WHAT THE EXERCISE ASKS | Every line of the entries below that mentions "score" is to be copied out.

Saved data entries

##########

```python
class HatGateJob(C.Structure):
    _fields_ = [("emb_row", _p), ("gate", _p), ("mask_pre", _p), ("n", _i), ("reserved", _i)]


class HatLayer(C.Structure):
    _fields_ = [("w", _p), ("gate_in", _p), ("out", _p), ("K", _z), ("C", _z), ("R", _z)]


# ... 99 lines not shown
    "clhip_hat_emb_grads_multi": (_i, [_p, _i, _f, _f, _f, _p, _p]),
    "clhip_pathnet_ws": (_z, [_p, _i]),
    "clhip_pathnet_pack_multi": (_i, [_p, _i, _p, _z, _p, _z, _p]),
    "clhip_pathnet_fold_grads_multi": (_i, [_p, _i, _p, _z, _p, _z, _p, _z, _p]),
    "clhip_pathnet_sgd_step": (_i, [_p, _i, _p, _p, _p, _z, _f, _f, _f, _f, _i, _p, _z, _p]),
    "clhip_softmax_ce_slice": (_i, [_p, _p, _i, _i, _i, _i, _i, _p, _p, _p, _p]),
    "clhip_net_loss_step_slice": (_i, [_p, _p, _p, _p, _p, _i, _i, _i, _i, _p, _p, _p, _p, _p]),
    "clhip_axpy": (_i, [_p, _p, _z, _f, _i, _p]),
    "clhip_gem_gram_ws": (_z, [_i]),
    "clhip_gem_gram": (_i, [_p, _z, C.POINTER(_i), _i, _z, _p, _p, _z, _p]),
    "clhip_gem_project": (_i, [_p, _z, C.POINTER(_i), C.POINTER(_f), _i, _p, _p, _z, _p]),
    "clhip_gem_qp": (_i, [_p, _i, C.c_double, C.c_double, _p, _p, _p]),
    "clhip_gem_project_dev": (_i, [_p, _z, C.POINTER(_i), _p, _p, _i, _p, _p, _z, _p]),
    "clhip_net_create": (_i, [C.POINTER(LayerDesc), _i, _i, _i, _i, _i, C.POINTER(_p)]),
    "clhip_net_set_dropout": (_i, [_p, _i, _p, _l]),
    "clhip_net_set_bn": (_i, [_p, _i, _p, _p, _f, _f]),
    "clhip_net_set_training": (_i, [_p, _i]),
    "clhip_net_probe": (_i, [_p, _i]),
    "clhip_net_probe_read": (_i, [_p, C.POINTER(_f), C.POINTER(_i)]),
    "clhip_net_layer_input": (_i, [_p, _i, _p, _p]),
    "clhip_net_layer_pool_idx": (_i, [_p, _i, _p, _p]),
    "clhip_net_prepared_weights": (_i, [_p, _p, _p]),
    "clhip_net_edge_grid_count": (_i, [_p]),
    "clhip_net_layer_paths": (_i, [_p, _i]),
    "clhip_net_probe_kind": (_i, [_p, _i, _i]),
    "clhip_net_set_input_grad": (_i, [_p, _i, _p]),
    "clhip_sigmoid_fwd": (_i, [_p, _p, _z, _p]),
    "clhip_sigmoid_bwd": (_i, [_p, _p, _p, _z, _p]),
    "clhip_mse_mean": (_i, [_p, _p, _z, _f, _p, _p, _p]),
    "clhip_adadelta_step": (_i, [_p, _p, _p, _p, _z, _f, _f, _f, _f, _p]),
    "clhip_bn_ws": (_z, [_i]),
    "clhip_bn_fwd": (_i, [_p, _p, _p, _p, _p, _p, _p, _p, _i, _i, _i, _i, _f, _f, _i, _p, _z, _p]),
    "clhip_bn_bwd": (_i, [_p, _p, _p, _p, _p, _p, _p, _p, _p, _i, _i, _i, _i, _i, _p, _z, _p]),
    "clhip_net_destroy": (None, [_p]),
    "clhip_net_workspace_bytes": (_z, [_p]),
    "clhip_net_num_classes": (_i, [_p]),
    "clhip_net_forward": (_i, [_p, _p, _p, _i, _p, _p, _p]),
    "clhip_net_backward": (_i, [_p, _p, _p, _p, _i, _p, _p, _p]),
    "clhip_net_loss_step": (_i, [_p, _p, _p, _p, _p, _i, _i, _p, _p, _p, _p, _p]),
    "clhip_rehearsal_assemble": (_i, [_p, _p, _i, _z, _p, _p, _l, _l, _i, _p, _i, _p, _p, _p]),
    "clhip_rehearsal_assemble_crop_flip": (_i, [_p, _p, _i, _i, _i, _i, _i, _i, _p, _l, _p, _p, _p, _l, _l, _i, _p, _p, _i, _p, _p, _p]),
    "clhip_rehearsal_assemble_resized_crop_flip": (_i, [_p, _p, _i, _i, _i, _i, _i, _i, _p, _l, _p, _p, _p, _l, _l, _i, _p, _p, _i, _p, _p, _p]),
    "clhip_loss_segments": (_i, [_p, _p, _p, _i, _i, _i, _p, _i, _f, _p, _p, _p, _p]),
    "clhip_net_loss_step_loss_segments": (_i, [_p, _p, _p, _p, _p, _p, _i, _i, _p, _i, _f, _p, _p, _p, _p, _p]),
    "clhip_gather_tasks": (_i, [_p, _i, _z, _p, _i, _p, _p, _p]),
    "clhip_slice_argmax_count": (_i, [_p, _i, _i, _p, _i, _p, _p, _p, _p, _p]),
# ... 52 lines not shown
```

##########

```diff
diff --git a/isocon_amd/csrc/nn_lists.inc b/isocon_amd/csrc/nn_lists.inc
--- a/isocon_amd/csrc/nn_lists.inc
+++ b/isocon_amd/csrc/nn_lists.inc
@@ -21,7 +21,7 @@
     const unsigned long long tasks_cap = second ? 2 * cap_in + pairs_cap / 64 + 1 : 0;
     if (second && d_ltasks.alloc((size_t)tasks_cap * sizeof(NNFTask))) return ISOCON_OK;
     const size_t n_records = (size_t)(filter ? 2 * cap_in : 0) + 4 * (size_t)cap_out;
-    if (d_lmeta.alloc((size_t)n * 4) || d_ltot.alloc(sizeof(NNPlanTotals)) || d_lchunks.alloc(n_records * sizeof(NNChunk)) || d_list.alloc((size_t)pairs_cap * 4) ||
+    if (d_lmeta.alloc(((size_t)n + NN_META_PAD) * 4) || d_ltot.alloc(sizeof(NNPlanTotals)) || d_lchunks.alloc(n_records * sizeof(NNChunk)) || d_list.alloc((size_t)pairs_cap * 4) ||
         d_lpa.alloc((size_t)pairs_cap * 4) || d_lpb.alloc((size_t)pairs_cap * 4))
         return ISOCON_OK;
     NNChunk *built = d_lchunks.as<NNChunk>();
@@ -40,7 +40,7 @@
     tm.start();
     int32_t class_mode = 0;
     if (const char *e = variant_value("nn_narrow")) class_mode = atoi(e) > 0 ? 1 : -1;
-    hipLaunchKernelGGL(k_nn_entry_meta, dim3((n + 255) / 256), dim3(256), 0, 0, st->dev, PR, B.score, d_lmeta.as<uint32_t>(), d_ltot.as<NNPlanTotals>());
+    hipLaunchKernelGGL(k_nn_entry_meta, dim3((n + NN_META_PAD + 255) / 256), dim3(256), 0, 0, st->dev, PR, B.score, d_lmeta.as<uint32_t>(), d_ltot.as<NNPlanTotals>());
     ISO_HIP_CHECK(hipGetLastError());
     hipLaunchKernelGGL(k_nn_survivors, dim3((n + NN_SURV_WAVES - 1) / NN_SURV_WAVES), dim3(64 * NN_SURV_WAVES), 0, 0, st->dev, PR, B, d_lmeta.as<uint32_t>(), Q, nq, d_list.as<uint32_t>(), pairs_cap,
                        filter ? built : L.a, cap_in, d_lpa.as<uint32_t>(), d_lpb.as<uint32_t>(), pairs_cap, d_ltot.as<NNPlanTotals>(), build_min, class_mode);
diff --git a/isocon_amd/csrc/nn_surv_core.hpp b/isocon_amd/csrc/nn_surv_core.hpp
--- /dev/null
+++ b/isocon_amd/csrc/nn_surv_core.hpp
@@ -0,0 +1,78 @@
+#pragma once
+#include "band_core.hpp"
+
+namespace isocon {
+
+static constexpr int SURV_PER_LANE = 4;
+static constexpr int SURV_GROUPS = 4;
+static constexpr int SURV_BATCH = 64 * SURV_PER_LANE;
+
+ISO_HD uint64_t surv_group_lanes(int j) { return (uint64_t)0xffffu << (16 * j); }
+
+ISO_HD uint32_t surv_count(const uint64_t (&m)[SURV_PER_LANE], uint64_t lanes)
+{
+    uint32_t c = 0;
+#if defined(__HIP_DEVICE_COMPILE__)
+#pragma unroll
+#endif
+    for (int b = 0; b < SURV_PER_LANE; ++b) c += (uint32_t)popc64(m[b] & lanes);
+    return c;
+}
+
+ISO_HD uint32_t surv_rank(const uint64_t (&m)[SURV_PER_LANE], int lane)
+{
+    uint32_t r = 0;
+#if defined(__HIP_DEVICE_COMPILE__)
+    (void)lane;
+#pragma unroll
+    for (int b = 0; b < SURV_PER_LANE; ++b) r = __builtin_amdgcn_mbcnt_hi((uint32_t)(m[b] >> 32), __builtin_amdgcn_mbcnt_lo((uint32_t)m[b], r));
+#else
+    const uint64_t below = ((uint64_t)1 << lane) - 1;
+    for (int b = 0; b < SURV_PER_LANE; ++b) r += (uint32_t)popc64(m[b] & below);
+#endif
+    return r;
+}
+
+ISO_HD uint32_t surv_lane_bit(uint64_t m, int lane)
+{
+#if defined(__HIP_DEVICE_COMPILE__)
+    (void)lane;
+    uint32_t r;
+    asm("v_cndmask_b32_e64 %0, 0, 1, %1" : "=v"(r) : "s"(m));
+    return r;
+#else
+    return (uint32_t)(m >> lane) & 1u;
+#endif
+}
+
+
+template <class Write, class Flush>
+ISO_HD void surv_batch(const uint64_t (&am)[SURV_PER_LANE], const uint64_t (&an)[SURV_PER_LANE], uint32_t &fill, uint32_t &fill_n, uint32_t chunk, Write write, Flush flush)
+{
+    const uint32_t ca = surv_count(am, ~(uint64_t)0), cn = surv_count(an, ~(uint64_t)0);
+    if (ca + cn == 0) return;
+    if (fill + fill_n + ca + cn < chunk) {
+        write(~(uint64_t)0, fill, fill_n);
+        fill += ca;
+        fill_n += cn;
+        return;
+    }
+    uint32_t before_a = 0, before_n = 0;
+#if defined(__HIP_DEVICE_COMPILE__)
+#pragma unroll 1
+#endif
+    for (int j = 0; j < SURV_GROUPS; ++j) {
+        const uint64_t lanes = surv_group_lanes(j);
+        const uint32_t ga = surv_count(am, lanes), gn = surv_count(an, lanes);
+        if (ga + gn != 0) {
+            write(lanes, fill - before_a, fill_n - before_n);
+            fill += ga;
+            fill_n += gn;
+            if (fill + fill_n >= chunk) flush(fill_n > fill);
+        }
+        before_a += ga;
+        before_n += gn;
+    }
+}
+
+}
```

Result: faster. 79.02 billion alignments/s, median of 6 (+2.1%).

##########

WORKED SOLUTION |
-    hipLaunchKernelGGL(k_nn_entry_meta, dim3((n + 255) / 256), dim3(256), 0, 0, st->dev, PR, B.score, d_lmeta.as<uint32_t>(), d_ltot.as<NNPlanTotals>());
+    hipLaunchKernelGGL(k_nn_entry_meta, dim3((n + NN_META_PAD + 255) / 256), dim3(256), 0, 0, st->dev, PR, B.score, d_lmeta.as<uint32_t>(), d_ltot.as<NNPlanTotals>());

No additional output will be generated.